Look through the entries below and show every line containing the word "char".

** Opening Provided records block **

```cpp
void fpfh_resolve(pfx_ctx* ctx) {
  if (!ctx->fpfh_pending) return;
  ctx->fpfh_pending = false;
  const FpfhReadback* rb = ctx->fpfh_rb();
  const int* h = rb->h;
  const unsigned n_slow = (unsigned)h[3];
  ctx->stats["fpfh_spfh_points"] = rb->count;
  unsigned long long pr;
  std::memcpy(&pr, h + 4, sizeof(pr));
  ctx->stats["fpfh_spfh_pairs"] = (int64_t)pr;
  std::memcpy(&pr, h + 6, sizeof(pr));
  ctx->stats["fpfh_spfh_exact_pairs"] = (int64_t)pr;
  ctx->stats["fpfh_spfh_deferred"] = n_slow;
  ctx->stats["fpfh_spfh_inline_exact"] = n_slow > rb->slow_cap ? n_slow - rb->slow_cap : 0;
  ctx->stats["fpfh_weight_kmax"] = h[1];
  ctx->stats["fpfh_weight_sequential"] = h[2];
  ctx->stats["fpfh_weight_global"] = h[8];
  if (h[0] > 0) {
    int* err = ctx->buf("fpfh_err").as<int>(10);
    PFX_HIP(hipMemsetAsync(err, 0, sizeof(int), ctx->stream));
    throw Error(PFX_ERR_CAPACITY, "fpfh: a query has " + std::to_string(h[0]) + " neighbours (> " +
                                      std::to_string(kCapWGlobal) + " supported)");
  }
}

}
```

pcl_feature_extraction_amd/csrc/pfx_internal.h:

```cpp
#pragma once
#include <hip/hip_runtime.h>
#include <stdint.h>
#include <cstdlib>

#include <map>
#include <stdexcept>
#include <string>
#include <vector>

#include "../../include/pfx.h"

namespace pfx {

struct Error : std::runtime_error {
  pfx_status code;
  Error(pfx_status c, const std::string& m) : std::runtime_error(m), code(c) {}
};

#define PFX_HIP(expr)                                                                   \
  do {                                                                                  \
    hipError_t _e = (expr);                                                             \
    if (_e != hipSuccess)                                                               \
      throw ::pfx::Error(PFX_ERR_DEVICE, std::string(#expr) + ": " + hipGetErrorString(_e)); \
  } while (0)
// ... 32 lines not shown
    PFX_HIP(hipEventCreate(&e));
    return e;
  }
};

struct Grid {
  int64_t n = 0;
  float cell = 0.f, inv = 0.f, ox = 0.f, oy = 0.f, oz = 0.f;
  double dinv = 0.0, dox = 0.0, doy = 0.0, doz = 0.0;
  int32_t nx = 0, ny = 0, nz = 0;
  int64_t ncells = 0;
  float *sx = nullptr, *sy = nullptr, *sz = nullptr;
  float4* sp = nullptr;
  const float *ux = nullptr, *uy = nullptr, *uz = nullptr;
  int32_t* perm = nullptr;
  int32_t* cell_start = nullptr;
  const uint32_t* skeys = nullptr;
  DevBuf b_sx, b_sy, b_sz, b_sp, b_perm, b_start, b_keys, b_keys2, b_vals, b_tmp, b_minmax, b_oob, b_scr, b_fat;
  bool have_hint = false;
  double hint_lo[3] = {0, 0, 0}, hint_hi[3] = {0, 0, 0};
  int* oob = nullptr;
  mutable bool fat = false;
  int* h_fat = nullptr;
  hipEvent_t fat_ev = nullptr;
  bool fat_pending = false;
  bool hint_user = false;
  bool counted = false;
  uint64_t gen = 0;
  void release() {
    b_sx.release(); b_sy.release(); b_sz.release(); b_sp.release(); b_perm.release(); b_start.release();
    b_keys.release(); b_keys2.release(); b_vals.release(); b_tmp.release(); b_minmax.release(); b_oob.release();
    b_scr.release(); b_fat.release();
    if (fat_ev) { (void)hipEventSynchronize(fat_ev); (void)hipEventDestroy(fat_ev); fat_ev = nullptr; }
    if (h_fat) { (void)hipHostFree(h_fat); h_fat = nullptr; }
    fat_pending = false;
    have_hint = false;
    fat = false;
    oob = nullptr;
    ++gen;
  }
};

constexpr int kGridFatCap = 1024;
constexpr int kGridFatBit = 1 << 30;

struct GridView {
  const float *sx, *sy, *sz;
  const float4* sp;
  const float *ux, *uy, *uz;
  const int32_t* perm;
  const int32_t* cell_start;
  double inv, ox, oy, oz;
  int32_t nx, ny, nz;
};

struct FpfhReadback {
  int h[10];
  int64_t count;
  unsigned slow_cap;
};

struct NarfState;
struct NormalsState;
struct KeypointState;
struct IcpState;

}

struct pfx_ctx {
  int device = 0;
  hipStream_t own_stream = nullptr;
  hipStream_t stream = nullptr;
  bool on_own_stream = true;
  std::string last_error;
  bool shared_device = false;
  pfx::KernelTimer timer;
  std::map<std::string, int64_t> stats;
  pfx::Grid grid_a, grid_b;
  const float* prep_x = nullptr;
  int64_t prep_n = -1;
  double prep_r = 0.0;
  const float* prep_qx = nullptr;
  int64_t prep_nq = -1;
  const uint8_t* fpfh_support = nullptr;
  int* grid_b_hoob = nullptr;
  hipEvent_t grid_b_oob_ev = nullptr;
  std::map<std::string, pfx::DevBuf> bufs;
  pfx::NarfState* narf = nullptr;
  pfx::NormalsState* normals = nullptr;
  hipEvent_t lists_gate = nullptr;
  bool normals_fork_hint = true;
  pfx::KeypointState* kp = nullptr;
  pfx::IcpState* icp = nullptr;
  pfx::DevBuf& buf(const char* name) { return bufs[name]; }
  void* fpfh_rb_mem = nullptr;
  bool fpfh_pending = false;
  pfx::FpfhReadback* fpfh_rb() {
    if (!fpfh_rb_mem) PFX_HIP(hipHostMalloc(&fpfh_rb_mem, sizeof(pfx::FpfhReadback), hipHostMallocDefault));
    return static_cast<pfx::FpfhReadback*>(fpfh_rb_mem);
  }
  void* pfh_rb_mem = nullptr;
  bool pfh_pending = false;
  void* spin_rb_mem = nullptr;
  bool spin_pending = false;
  void* rift_rb_mem = nullptr;
  bool igrad_pending = false, rift_pending = false;
  hipStream_t side = nullptr;
  hipEvent_t fork_ev[2] = {nullptr, nullptr};
  hipEvent_t spin_ev = nullptr;
  void sync_spin(hipStream_t st) {
    if (!spin_ev) PFX_HIP(hipEventCreateWithFlags(&spin_ev, hipEventDisableTiming));
    PFX_HIP(hipEventRecord(spin_ev, st));
    hipError_t e;
    while ((e = hipEventQuery(spin_ev)) == hipErrorNotReady) {
    }
    PFX_HIP(e);
  }
  void ensure_side() {
    if (side) return;
    int prio = 0;
    if (stream) PFX_HIP(hipStreamGetPriority(stream, &prio));
    PFX_HIP(hipStreamCreateWithPriority(&side, hipStreamNonBlocking, prio));
    for (auto& e : fork_ev) PFX_HIP(hipEventCreateWithFlags(&e, hipEventDisableTiming));
  }
  void* host_rb = nullptr;
  template <class T> T* readback() {
    if (!host_rb) PFX_HIP(hipHostMalloc(&host_rb, 4096, hipHostMallocDefault));
    return static_cast<T*>(host_rb);
  }
  void* host_scratch = nullptr;
  size_t host_scratch_bytes = 0;
  void* pinned(size_t need) {
    if (need > host_scratch_bytes) {
      if (host_scratch) {
        PFX_HIP(hipStreamSynchronize(stream));
        PFX_HIP(hipHostFree(host_scratch));
      }
      host_scratch_bytes = need + need / 2 + 4096;
      PFX_HIP(hipHostMalloc(&host_scratch, host_scratch_bytes, hipHostMallocDefault));
    }
    return host_scratch;
  }
};

namespace pfx {

struct TimeScope {
  pfx_ctx* ctx;
  hipEvent_t a = nullptr, b = nullptr;
  std::string name;
  TimeScope(pfx_ctx* c, std::string n, bool stage = false) : ctx(c), name(std::move(n)) {
    if (ctx->timer.enabled && (stage || !ctx->timer.stages_only)) {
      a = ctx->timer.take();
      b = ctx->timer.take();
      PFX_HIP(hipEventRecord(a, ctx->stream));
    }
  }
  ~TimeScope() {
    if (a) {
      (void)hipEventRecord(b, ctx->stream);
      ctx->timer.pending.push_back(KernelTimer::Pending{a, b, name});
    }
  }
};

inline void check_launch(const char* what) {
// ... 126 lines not shown
```

Before: 212.9 Mpoints/s.

## Precompute FPFH neighbor keys in prep pass and deepen weight-stage pipeline

When the query count is small, a new prep kernel computes each keypoint's sorted radius neighbor keys once and stores them in global memory. The prepared-keys weight kernel loads those keys instead of redoing the bucketed neighbor search. It also uses larger chunks with register-prefetched loads one chunk ahead and a per-column partial-sum layout. Sorted normals are now gathered only for grid cells near the queries rather than for the whole cloud. The cost is extra global scratch of nq*8192 keys, more LDS per block, and added code paths gated on the query count.

```diff
diff --git a/pcl_feature_extraction_amd/csrc/pfx_fpfh.hip b/pcl_feature_extraction_amd/csrc/pfx_fpfh.hip
--- a/pcl_feature_extraction_amd/csrc/pfx_fpfh.hip
+++ b/pcl_feature_extraction_amd/csrc/pfx_fpfh.hip
@@ -14,6 +14,9 @@
 constexpr int64_t kCapWGlobal = 1 << 22;
 constexpr int kWOvfBlocks = 16;
 constexpr int kChunkW = 128;
+constexpr int kStageDepth = 2;
+constexpr int kChunkP = kStageDepth * kChunkW;
+constexpr int64_t kPrepMaxQ = 512;
 constexpr int kWT = 1024;
 constexpr int kHistCopies = 16;
 
@@ -128,6 +131,36 @@
     return;
   }
   out[i] = make_float4(nx[p], ny[p], nz[p], 0.0f);
+}
+
+__global__ void __launch_bounds__(256) k_sorted_normals_ball(GridView g, const float* __restrict__ qx,
+                                                             const float* __restrict__ qy,
+                                                             const float* __restrict__ qz, int64_t nq,
+                                                             const float* __restrict__ nx, const float* __restrict__ ny,
+                                                             const float* __restrict__ nz,
+                                                             const uint8_t* __restrict__ support,
+                                                             float4* __restrict__ out, int* __restrict__ zero9) {
+  if (zero9 && blockIdx.x == 0 && threadIdx.x < 9) zero9[threadIdx.x] = 0;
+  for (int64_t w = blockIdx.x; w < nq * 25; w += gridDim.x) {
+    const int64_t q = w / 25;
+    const int c = (int)(w - q * 25);
+    const float x = qx[q], y = qy[q], z = qz[q];
+    if (!(isfinite(x) && isfinite(y) && isfinite(z))) continue;
+    const int64_t cx = (int64_t)floor(((double)x - g.ox) * g.inv);
+    const int64_t cy = (int64_t)floor(((double)y - g.oy) * g.inv);
+    const int64_t cz = (int64_t)floor(((double)z - g.oz) * g.inv);
+    const int64_t z0 = max<int64_t>(cz - 2, 0), z1 = min<int64_t>(cz + 2, g.nz - 1);
+    const int64_t ix = cx + c / 5 - 2, iy = cy + c % 5 - 2;
+    if (z0 > z1 || ix < 0 || ix >= g.nx || iy < 0 || iy >= g.ny) continue;
+    const int64_t base = (ix * g.ny + iy) * g.nz;
+    const int32_t p0 = g.cell_start[base + z0], p1 = g.cell_start[base + z1 + 1];
+    for (int32_t i = p0 + threadIdx.x; i < p1; i += 256) {
+      const int32_t p = g.perm[i];
+      const bool in = !support || support[p];
+      const float nan = __builtin_nanf("");
+      out[i] = in ? make_float4(nx[p], ny[p], nz[p], 0.0f) : make_float4(nan, nan, nan, 0.0f);
+    }
+  }
 }
 
 __global__ void __launch_bounds__(256) k_fpfh_mark(GridView g, const float* __restrict__ qx,
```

** Closing Provided records block **

> [Answer below]:
  pfx::DevBuf& buf(const char* name) { return bufs[name]; }
inline void check_launch(const char* what) {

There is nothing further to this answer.